Start of MATERIAL FOR THIS TASK
template <int NW, class LT>
__device__ __forceinline__ void preprocess_wave(const LT& L, double* sm, const short* is_foot, int human_root,
                                                double ground_offset, int flags, int lane, Prof& pr) {
  lane = fresh_lane(lane);
  PROF_BEGIN(pr);
  const double* raw = sm + L.o.raw;
  double* tgt = sm + L.o.tgt;
  double z = INFINITY;
  d3 p = {0, 0, 0};
  d4 uq = {1, 0, 0, 0};
  const bool on = lane < L.nhum;
  if (on) {
    const double* in = raw + 7 * lane;
    const double* rp = raw + 7 * human_root;
    const double* sc = sm + L.o.scale;
    double sr = sc[human_root];
    d3 srp = {sr * rp[0], sr * rp[1], sr * rp[2]};
    if (lane == human_root) p = srp;
    else {
      double s = sc[lane];
      p = d3{(in[0] - rp[0]) * s + srp.x, (in[1] - rp[1]) * s + srp.y, (in[2] - rp[2]) * s + srp.z};
    }
    const double* qo = sm + L.o.quat_off + 4 * lane;
    const double* po = sm + L.o.pos_off + 3 * lane;
    d4 q = qnormalize(d4{in[3], in[4], in[5], in[6]});
    uq = qnormalize(qmul(q, qnormalize(d4{qo[0], qo[1], qo[2], qo[3]})));
    p = p + qrot(uq, d3{po[0], po[1], po[2]});
    if (is_foot[lane] && p.x == p.x) z = p.z;
  }
  if (flags & GMR_FLAG_OFFSET_TO_GROUND) {
    double lowest = row0_min(z);
    p.z = p.z - lowest + ground_offset;
  }
  if (on) {
    double* o = tgt + 7 * lane;
    o[0] = p.x; o[1] = p.y; o[2] = p.z; o[3] = uq.w; o[4] = uq.x; o[5] = uq.y; o[6] = uq.z;
  }
  WSYNC();
  PROF_END(pr, PH_PRE);
}

template <int NVP, int NW, int QP>
__global__ __launch_bounds__(64 * NW, GMR_IK_MIN_WAVES) void ik_streams_kernel(const uint4* __restrict__ image, IkLay<NVP, NW> L, IkParams P,
                                                             int S, int T, const double* __restrict__ q0,
                                                             const double* __restrict__ human,
                                                             const int32_t* __restrict__ len, int flags,
                                                             double* __restrict__ q_out,
                                                             int32_t* __restrict__ nsolve,
                                                             int32_t* __restrict__ status,
                                                             double* __restrict__ tgt_out,
                                                             double* __restrict__ err_out,
                                                             unsigned long long* __restrict__ prof_out) {
  extern __shared__ __align__(16) double smem[];
  const int wave = threadIdx.x >> 6;
  const int lane = threadIdx.x & 63;
  const int s = blockIdx.x;
  if (s >= S) return;
  double* sm = smem;
  Prof pr;
#ifdef GMR_IK_PROFILE
  for (int i = 0; i < PH_COUNT; i++) pr.acc[i] = 0;
  const unsigned long long k_t0 = __builtin_amdgcn_s_memtime(), k_r0 = __builtin_amdgcn_s_memrealtime();
#endif
  short* si = reinterpret_cast<short*>(smem + L.o.n_double);
  uint32_t* sw = reinterpret_cast<uint32_t*>(si + L.o.n_short);
  int* ctl = reinterpret_cast<int*>(sw + L.o.w_ctl);
  short* hop = si + L.o.i_hop;
  short* depth = si + L.o.i_depth;
  short* body_hinge = si + L.o.i_body_hinge;
  short* hinge_body = si + L.o.i_hinge_body;
  short* limited = si + L.o.i_limited;
  short* is_foot = si + L.o.i_is_foot;

  const int nv = L.nv, nq = L.nq, nhum = L.nhum;
  {
    uint4* dst = reinterpret_cast<uint4*>(smem);
    const int n16 = (L.smem_bytes + 15) >> 4;
    for (int i = threadIdx.x; i < n16; i += 64 * NW) dst[i] = image[i];
  }
  __syncthreads();
  if (NW > 1 && wave > 0) {
    helper_loop<NW, QP>(L, sm, sw, si, hinge_body, ctl, wave, lane, pr);
#ifdef GMR_IK_PROFILE
    if (wave == 1 && lane == 0 && prof_out)
      for (int i = 0; i < PH_COUNT; i++) prof_out[((size_t)S + s) * PH_COUNT + i] = pr.acc[i];
#endif
    return;
  }
  const double* prm = sm + L.o.params;
  const int max_iter = P.max_iter, human_root = P.human_root;
  const int use0 = P.use0, use1 = P.use1;

  for (int i = lane; i < nq; i += 64) (sm + L.o.q)[i] = q0[(size_t)s * nq + i];
  WSYNC();
  hinge_sincos(L, sm, lane);
  WSYNC();
  const FkLane fkc = fk_lane(L, sm, hop, depth, body_hinge, lane);
  int pk_main[2];
#pragma unroll
  for (int st = 0; st < 2; st++) pk_main[st] = (unsigned short)(si + L.o.i_pair_task[st])[lane] & 15u;
  fk_wave<NW>(L, sm, fkc, lane, pr);

  const int Ts = len ? min(len[s], T) : T;
  const size_t fstride = (size_t)nhum * 7;
  const double* hs = human + (size_t)s * T * fstride;
  int stat = GMR_STATUS_OK;
  int qp_state = 0;
  TreeState tree_state = {0ull, 0ull};
  const TreeRows<16> rows_s = (NW > 1 && QP == QP_TREE_SMALL) ? tree_rows<7, 9, false>(L, si, 0, lane) : TreeRows<16>{};
  const TreeRows<18> rows_l = (NW > 1 && QP != QP_TREE_SMALL) ? tree_rows<8, 10, false>(L, si, 0, lane) : TreeRows<18>{};
  const TreeRows<16> rows_r = (NW == 1 && QP == QP_TREE_SMALL) ? tree_rows<7, 9, true>(L, si, 0, lane) : TreeRows<16>{};
  int h_stage = -1;
  int epoch = 0;
  double r0 = 0.0, r1 = 0.0;
  if (Ts > 0) {
    if (lane < (int)fstride) r0 = hs[lane];
    if (lane + 64 < (int)fstride) r1 = hs[lane + 64];
  }
  for (int t = 0; t < Ts; t++) {
    if (lane < (int)fstride) (sm + L.o.raw)[lane] = r0;
    if (lane + 64 < (int)fstride) (sm + L.o.raw)[lane + 64] = r1;
    if (t + 1 < Ts) {
      const double* nx = hs + (size_t)(t + 1) * fstride;
      if (lane < (int)fstride) r0 = nx[lane];
      if (lane + 64 < (int)fstride) r1 = nx[lane + 64];
    }
    WSYNC();
    int ns0 = 0, ns1 = 0;
    const size_t f = (size_t)s * T + t;
    if (stat == GMR_STATUS_OK) {
      preprocess_wave<NW>(L, sm, is_foot, human_root, prm[4], flags, lane, pr);
      if (tgt_out)
        for (int i = lane; i < (int)fstride; i += 64) tgt_out[f * fstride + i] = (sm + L.o.tgt)[i];
      double last_E = -1.0;
      for (int stage = 0; stage < 2; stage++) {
        if (!(stage == 0 ? use0 : use1) || (flags & GMR_FLAG_EVAL_ONLY)) continue;
        const StageTabs tb = {si + L.o.i_task_body[stage], si + L.o.i_task_human[stage], si + L.o.i_pair_task[stage],
                              si + L.o.i_pair_dof[stage], si + L.o.i_pair_index[stage],
                              reinterpret_cast<const uint2*>(NW == 1 ? reinterpret_cast<const uint32_t*>(image) + L.g_items[stage]
                                                                     : sw + L.w_items[stage])};
        const int K = L.K[stage];
        if (h_stage != stage) {
          for (int i = lane; i < nv * L.o.ldh; i += 64) (sm + L.o.H)[i] = 0.0;
          h_stage = stage;
          WSYNC();
        }
        if (NW > 1 && !(stage == 1 && (use1 & 4) && last_E >= 0.0)) {
          if (lane == 0) { int* c = ctl + 2 * (epoch & 1); c[0] = CMD_JBODY; c[1] = stage; }
          epoch++;
          __syncthreads();
        }
        double curr = (stage == 1 && (use1 & 2) && last_E >= 0.0) ? last_E
                                                                 : errors_wave<NW>(L, sm, tb.task_body, tb.task_human, K, lane, pr);
        int nsol = 0, num_iter = 0;
        for (;;) {
          build_qp_main<NW>(L, sm, stage, tb, hinge_body, limited, ctl, epoch, prm[0], prm[1], prm[3], lane, pk_main[stage], pr);
          PROF_COUNT(pr, PH_NSOLVE);
          int rc;
          if (NW > 1) {
            rc = QP == QP_TREE_SMALL ? solve_qp_tree<7, 9, false, true>(L, sm, sw, si, 0, lane, tree_state, pr, rows_s)
                                     : solve_qp_tree<8, 10, false, false>(L, sm, sw, si, 0, lane, tree_state, pr, rows_l);
          } else if (QP == QP_TREE_SMALL) {
            rc = solve_qp_tree<7, 9, true, true>(L, sm, sw, si, 0, lane, tree_state, pr, rows_r);
          } else {
            rc = solve_qp_regs<NVP, NW>(L, sm, lane, qp_state, pr);
          }
          if (rc != GMR_STATUS_OK) { stat = rc; break; }
          integrate_wave<NW>(L, sm, prm[5], lane, pr);
          fk_wave<NW>(L, sm, fkc, lane, pr);
          if (NW > 1) {
            if (lane == 0) { int* c = ctl + 2 * (epoch & 1); c[0] = CMD_JBODY; c[1] = stage; }
            epoch++;
            __syncthreads();
          }
          double next = errors_wave<NW>(L, sm, tb.task_body, tb.task_human, K, lane, pr);
          last_E = next;
          nsol++;
          if (nsol > 1) num_iter++;
          if (!(curr - next > prm[2] && num_iter < max_iter)) break;
          curr = next;
        }
        if (stage == 0) ns0 = nsol; else ns1 = nsol;
        if (stat != GMR_STATUS_OK) break;
      }
    }
    if (err_out && stat == GMR_STATUS_OK) {
      for (int stage = 0; stage < 2; stage++) {
        double E = 0.0;
        if (stage == 0 ? use0 : use1)
          E = errors_wave<NW>(L, sm, si + L.o.i_task_body[stage], si + L.o.i_task_human[stage], L.K[stage], lane, pr);
        if (lane == 0) err_out[2 * f + stage] = E;
      }
    }
    for (int i = lane; i < nq; i += 64) q_out[f * nq + i] = (sm + L.o.q)[i];
    if (lane == 0) { nsolve[2 * f] = ns0; nsolve[2 * f + 1] = ns1; }
    WSYNC();
  }
  if (lane == 0) status[s] = stat;
  if (NW > 1) {
    if (lane == 0) ctl[2 * (epoch & 1)] = CMD_EXIT;
    __syncthreads();
  }
#ifdef GMR_IK_PROFILE
  pr.acc[PH_TICKS] = __builtin_amdgcn_s_memtime() - k_t0;
  pr.acc[PH_REALTIME] = __builtin_amdgcn_s_memrealtime() - k_r0;
  if (lane == 0 && prof_out)
    for (int i = 0; i < PH_COUNT; i++) prof_out[(size_t)s * PH_COUNT + i] = pr.acc[i];
#else
  (void)prof_out;
#endif
}

}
End of MATERIAL FOR THIS TASK
» **DIRECTIONS**
Your output is to be the lines of the listing, exact and complete, starting at the first and ending with the line that contains "NW, GMR_IK_MIN_WAVES) void".

» **REPLY**
template <int NW, class LT>
__device__ __forceinline__ void preprocess_wave(const LT& L, double* sm, const short* is_foot, int human_root,
                                                double ground_offset, int flags, int lane, Prof& pr) {
  lane = fresh_lane(lane);
  PROF_BEGIN(pr);
  const double* raw = sm + L.o.raw;
  double* tgt = sm + L.o.tgt;
  double z = INFINITY;
  d3 p = {0, 0, 0};
  d4 uq = {1, 0, 0, 0};
  const bool on = lane < L.nhum;
  if (on) {
    const double* in = raw + 7 * lane;
    const double* rp = raw + 7 * human_root;
    const double* sc = sm + L.o.scale;
    double sr = sc[human_root];
    d3 srp = {sr * rp[0], sr * rp[1], sr * rp[2]};
    if (lane == human_root) p = srp;
    else {
      double s = sc[lane];
      p = d3{(in[0] - rp[0]) * s + srp.x, (in[1] - rp[1]) * s + srp.y, (in[2] - rp[2]) * s + srp.z};
    }
    const double* qo = sm + L.o.quat_off + 4 * lane;
    const double* po = sm + L.o.pos_off + 3 * lane;
    d4 q = qnormalize(d4{in[3], in[4], in[5], in[6]});
    uq = qnormalize(qmul(q, qnormalize(d4{qo[0], qo[1], qo[2], qo[3]})));
    p = p + qrot(uq, d3{po[0], po[1], po[2]});
    if (is_foot[lane] && p.x == p.x) z = p.z;
  }
  if (flags & GMR_FLAG_OFFSET_TO_GROUND) {
    double lowest = row0_min(z);
    p.z = p.z - lowest + ground_offset;
  }
  if (on) {
    double* o = tgt + 7 * lane;
    o[0] = p.x; o[1] = p.y; o[2] = p.z; o[3] = uq.w; o[4] = uq.x; o[5] = uq.y; o[6] = uq.z;
  }
  WSYNC();
  PROF_END(pr, PH_PRE);
}

template <int NVP, int NW, int QP>
__global__ __launch_bounds__(64 * NW, GMR_IK_MIN_WAVES) void ik_streams_kernel(const uint4* __restrict__ image, IkLay<NVP, NW> L, IkParams P,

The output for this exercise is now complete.